From a tribological perspective, the functionality and reliability of an in-service surface are predominantly influenced by its surface roughness [1]. For certain applications, such as jewelry and marking, the visual impression is of utmost importance. To achieve the desired surface topography, post-processing techniques—primarily well-established conventional grinding and polishing processes—have historically been employed. However, these finishing processes become extremely challenging when free-form surfaces are involved or when machine kinematics reach their limits.
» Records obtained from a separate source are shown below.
# yeyupiaoling/MASR

Measured on NVIDIA H100. Metric: audio_seconds_per_second, higher is better.
Workload: dtype f32 (GEMMs: fp16x2-split operands on wgmma, fp32 accumulate; fp32-grade results)

## Files before the change

masr_b200/csrc/tc_common.cuh:

```cuda
#pragma once
#include <cuda.h>
#include <cuda_fp16.h>
#include <mutex>

#include "common.cuh"

namespace masr {

constexpr float kLoScale = 2048.0f, kLoInv = 1.0f / 2048.0f;

__device__ __forceinline__ uint32_t smem_u32(const void* p) { return (uint32_t)__cvta_generic_to_shared(p); }

__device__ __forceinline__ void mbar_init(uint64_t* bar, uint32_t count) {
    asm volatile("mbarrier.init.shared::cta.b64 [%0], %1;" ::"r"(smem_u32(bar)), "r"(count));
}
__device__ __forceinline__ void mbar_expect_tx(uint64_t* bar, uint32_t bytes) {
    asm volatile("mbarrier.arrive.expect_tx.shared::cta.b64 _, [%0], %1;" ::"r"(smem_u32(bar)), "r"(bytes) : "memory");
}
__device__ __forceinline__ void mbar_wait(uint64_t* bar, uint32_t parity) {
    asm volatile(
        "{\n\t"
        ".reg .pred P1;\n\t"
        "WAIT_LOOP:\n\t"
        "mbarrier.try_wait.parity.shared::cta.b64 P1, [%0], %1;\n\t"
        "@P1 bra DONE;\n\t"
        "bra WAIT_LOOP;\n\t"
        "DONE:\n\t"
        "}" ::"r"(smem_u32(bar)), "r"(parity) : "memory");
}
__device__ __forceinline__ void tma_load_2d(const CUtensorMap* map, uint64_t* bar, void* smem_dst, int c0, int c1) {
    asm volatile(
        "cp.async.bulk.tensor.2d.shared::cluster.global.mbarrier::complete_tx::bytes [%0], [%1, {%3, %4}], [%2];"
        ::"r"(smem_u32(smem_dst)), "l"(map), "r"(smem_u32(bar)), "r"(c0), "r"(c1) : "memory");
}
__device__ __forceinline__ void tma_load_2d_multicast(const CUtensorMap* map, uint64_t* bar, void* smem_dst, int c0, int c1,
                                                      uint16_t cta_mask) {
    asm volatile(
        "cp.async.bulk.tensor.2d.shared::cluster.global.mbarrier::complete_tx::bytes.multicast::cluster"
        " [%0], [%1, {%3, %4}], [%2], %5;"
        ::"r"(smem_u32(smem_dst)), "l"(map), "r"(smem_u32(bar)), "r"(c0), "r"(c1), "h"(cta_mask) : "memory");
}
__device__ __forceinline__ uint32_t cluster_map(uint32_t a, uint32_t rank) {
    uint32_t r;
    asm volatile("mapa.shared::cluster.u32 %0, %1, %2;" : "=r"(r) : "r"(a), "r"(rank));
    return r;
}
__device__ __forceinline__ void cluster_sync() {
    asm volatile("barrier.cluster.arrive.release.aligned;\n\tbarrier.cluster.wait.acquire.aligned;" ::: "memory");
}
__device__ __forceinline__ void tma_prefetch_desc(const CUtensorMap* map) {
    asm volatile("prefetch.tensormap [%0];" ::"l"(map) : "memory");
}
__device__ __forceinline__ bool elect_one_sync() {
    uint32_t pred = 0, laneid = 0;
    asm volatile(
        "{\n\t"
        ".reg .b32 %%rx;\n\t"
        ".reg .pred %%px;\n\t"
        "elect.sync %%rx|%%px, %2;\n\t"
        "@%%px mov.s32 %1, 1;\n\t"
        "mov.s32 %0, %%rx;\n\t"
        "}"
        : "+r"(laneid), "+r"(pred)
        : "r"(0xFFFFFFFFu));
    return pred != 0;
}

__device__ __forceinline__ void wgmma_fence() { asm volatile("wgmma.fence.sync.aligned;" ::: "memory"); }
__device__ __forceinline__ void wgmma_commit() { asm volatile("wgmma.commit_group.sync.aligned;" ::: "memory"); }
template <int N>
__device__ __forceinline__ void wgmma_wait() { asm volatile("wgmma.wait_group.sync.aligned %0;" ::"n"(N) : "memory"); }
template <int R>
__device__ __forceinline__ void reg_fence(float (&d)[R]) {
#pragma unroll
    for (int i = 0; i < R; ++i) asm volatile("" : "+f"(d[i])::"memory");
}
__device__ __forceinline__ void wgmma_m64n128k16_ss(float (&d)[64], uint64_t da, uint64_t db, uint32_t scale_d) {
    asm volatile(
        "{\n\t"
        ".reg .pred p;\n\t"
        "setp.ne.b32 p, %66, 0;\n\t"
        "wgmma.mma_async.sync.aligned.m64n128k16.f32.f16.f16 "
        "{%0, %1, %2, %3, %4, %5, %6, %7, %8, %9, %10, %11, %12, %13, %14, %15, "
        "%16, %17, %18, %19, %20, %21, %22, %23, %24, %25, %26, %27, %28, %29, %30, %31, "
        "%32, %33, %34, %35, %36, %37, %38, %39, %40, %41, %42, %43, %44, %45, %46, %47, "
        "%48, %49, %50, %51, %52, %53, %54, %55, %56, %57, %58, %59, %60, %61, %62, %63}, %64, %65, p, 1, 1, 0, 0;\n\t"
        "}"
        : "+f"(d[0]), "+f"(d[1]), "+f"(d[2]), "+f"(d[3]), "+f"(d[4]), "+f"(d[5]), "+f"(d[6]), "+f"(d[7]), "+f"(d[8]),
          "+f"(d[9]), "+f"(d[10]), "+f"(d[11]), "+f"(d[12]), "+f"(d[13]), "+f"(d[14]), "+f"(d[15]), "+f"(d[16]),
          "+f"(d[17]), "+f"(d[18]), "+f"(d[19]), "+f"(d[20]), "+f"(d[21]), "+f"(d[22]), "+f"(d[23]), "+f"(d[24]),
          "+f"(d[25]), "+f"(d[26]), "+f"(d[27]), "+f"(d[28]), "+f"(d[29]), "+f"(d[30]), "+f"(d[31]), "+f"(d[32]),
          "+f"(d[33]), "+f"(d[34]), "+f"(d[35]), "+f"(d[36]), "+f"(d[37]), "+f"(d[38]), "+f"(d[39]), "+f"(d[40]),
          "+f"(d[41]), "+f"(d[42]), "+f"(d[43]), "+f"(d[44]), "+f"(d[45]), "+f"(d[46]), "+f"(d[47]), "+f"(d[48]),
          "+f"(d[49]), "+f"(d[50]), "+f"(d[51]), "+f"(d[52]), "+f"(d[53]), "+f"(d[54]), "+f"(d[55]), "+f"(d[56]),
          "+f"(d[57]), "+f"(d[58]), "+f"(d[59]), "+f"(d[60]), "+f"(d[61]), "+f"(d[62]), "+f"(d[63])
        : "l"(da), "l"(db), "r"(scale_d));
}
template <int R>
__device__ __forceinline__ void setmaxnreg_inc() { asm volatile("setmaxnreg.inc.sync.aligned.u32 %0;" ::"n"(R)); }
template <int R>
__device__ __forceinline__ void setmaxnreg_dec() { asm volatile("setmaxnreg.dec.sync.aligned.u32 %0;" ::"n"(R)); }
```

The laser polishing technique has recently been introduced as an alternative method to achieve surface roughness in nanometer range [2]. This method involves remelting a thin layer of material, allowing it to redistribute from peaks to valleys during solidification. As a result, surface irregularities are smoothed, leading to improved surface roughness [3]. The intensity distribution and pulse duration are the most critical parameters during laser polishing [4]. Depending on the laser pulse duration, two categories—macro-polishing and micro-polishing—can be defined [2]. In macro-polishing, continuous wave (CW) laser sources are typically used, while micro-polishing employs pulsed lasers, often with pulse durations in the microsecond (µs) and nanosecond (ns) ranges. Notably, for ns pulses, ablation rather than remelting is expected [5]. In recent studies, the focus has shifted to utilizing this process for finishing or functionalizing titanium parts for bio-implant applications [6,7,8,9]. The application of an inert gas during laser polishing of titanium enhances the microhardness of the surface layer and reduces surface roughness [6]. For titanium additive-manufactured parts, an 85% reduction in initial surface roughness could be achieved [10].

The challenge in processing titanium alloys lies in their unique combination of high strength—maintained at operating temperatures up to 400 °C—and low density [4]. This makes controlling the melt challenging, significantly impacting the final surface topography. Moreover, for titanium, it is essential to protect the surface from oxidation and crack initiation [11]. To address this, a vacuum atmosphere has been utilized in some cases [12], although this approach can restrict the working space and increase process costs. An alternative to the vacuum technique is the use of a protective medium, such as an inert gas. The presence of an assist gas ensures more uniform roughness reduction while minimizing the risk of molten droplet formation and oxidation [13,14]. Compared to the vacuum method, using an inert gas enables a process that is nearly size-independent, easier to automate, and more cost-effective. However, this approach comes with its own challenges. In laser remelting of Ti alloys, depending on the medium used for laser remelting, a passive film (Ti₂O₃ & TiO₂) may form, resulting in improved corrosion resistance due to the homogenization of the composition in the remelting zone [15]. Alongside issues related to the material characterization, the control of the laser beam is also very important. Regardless of the beam acceleration and deceleration, another significant challenge is the “Laser On/Off delay” which arises from the synchronization between the laser power and the beam delivery system. This delay creates a transient zone, leading to variations in surface topography [16].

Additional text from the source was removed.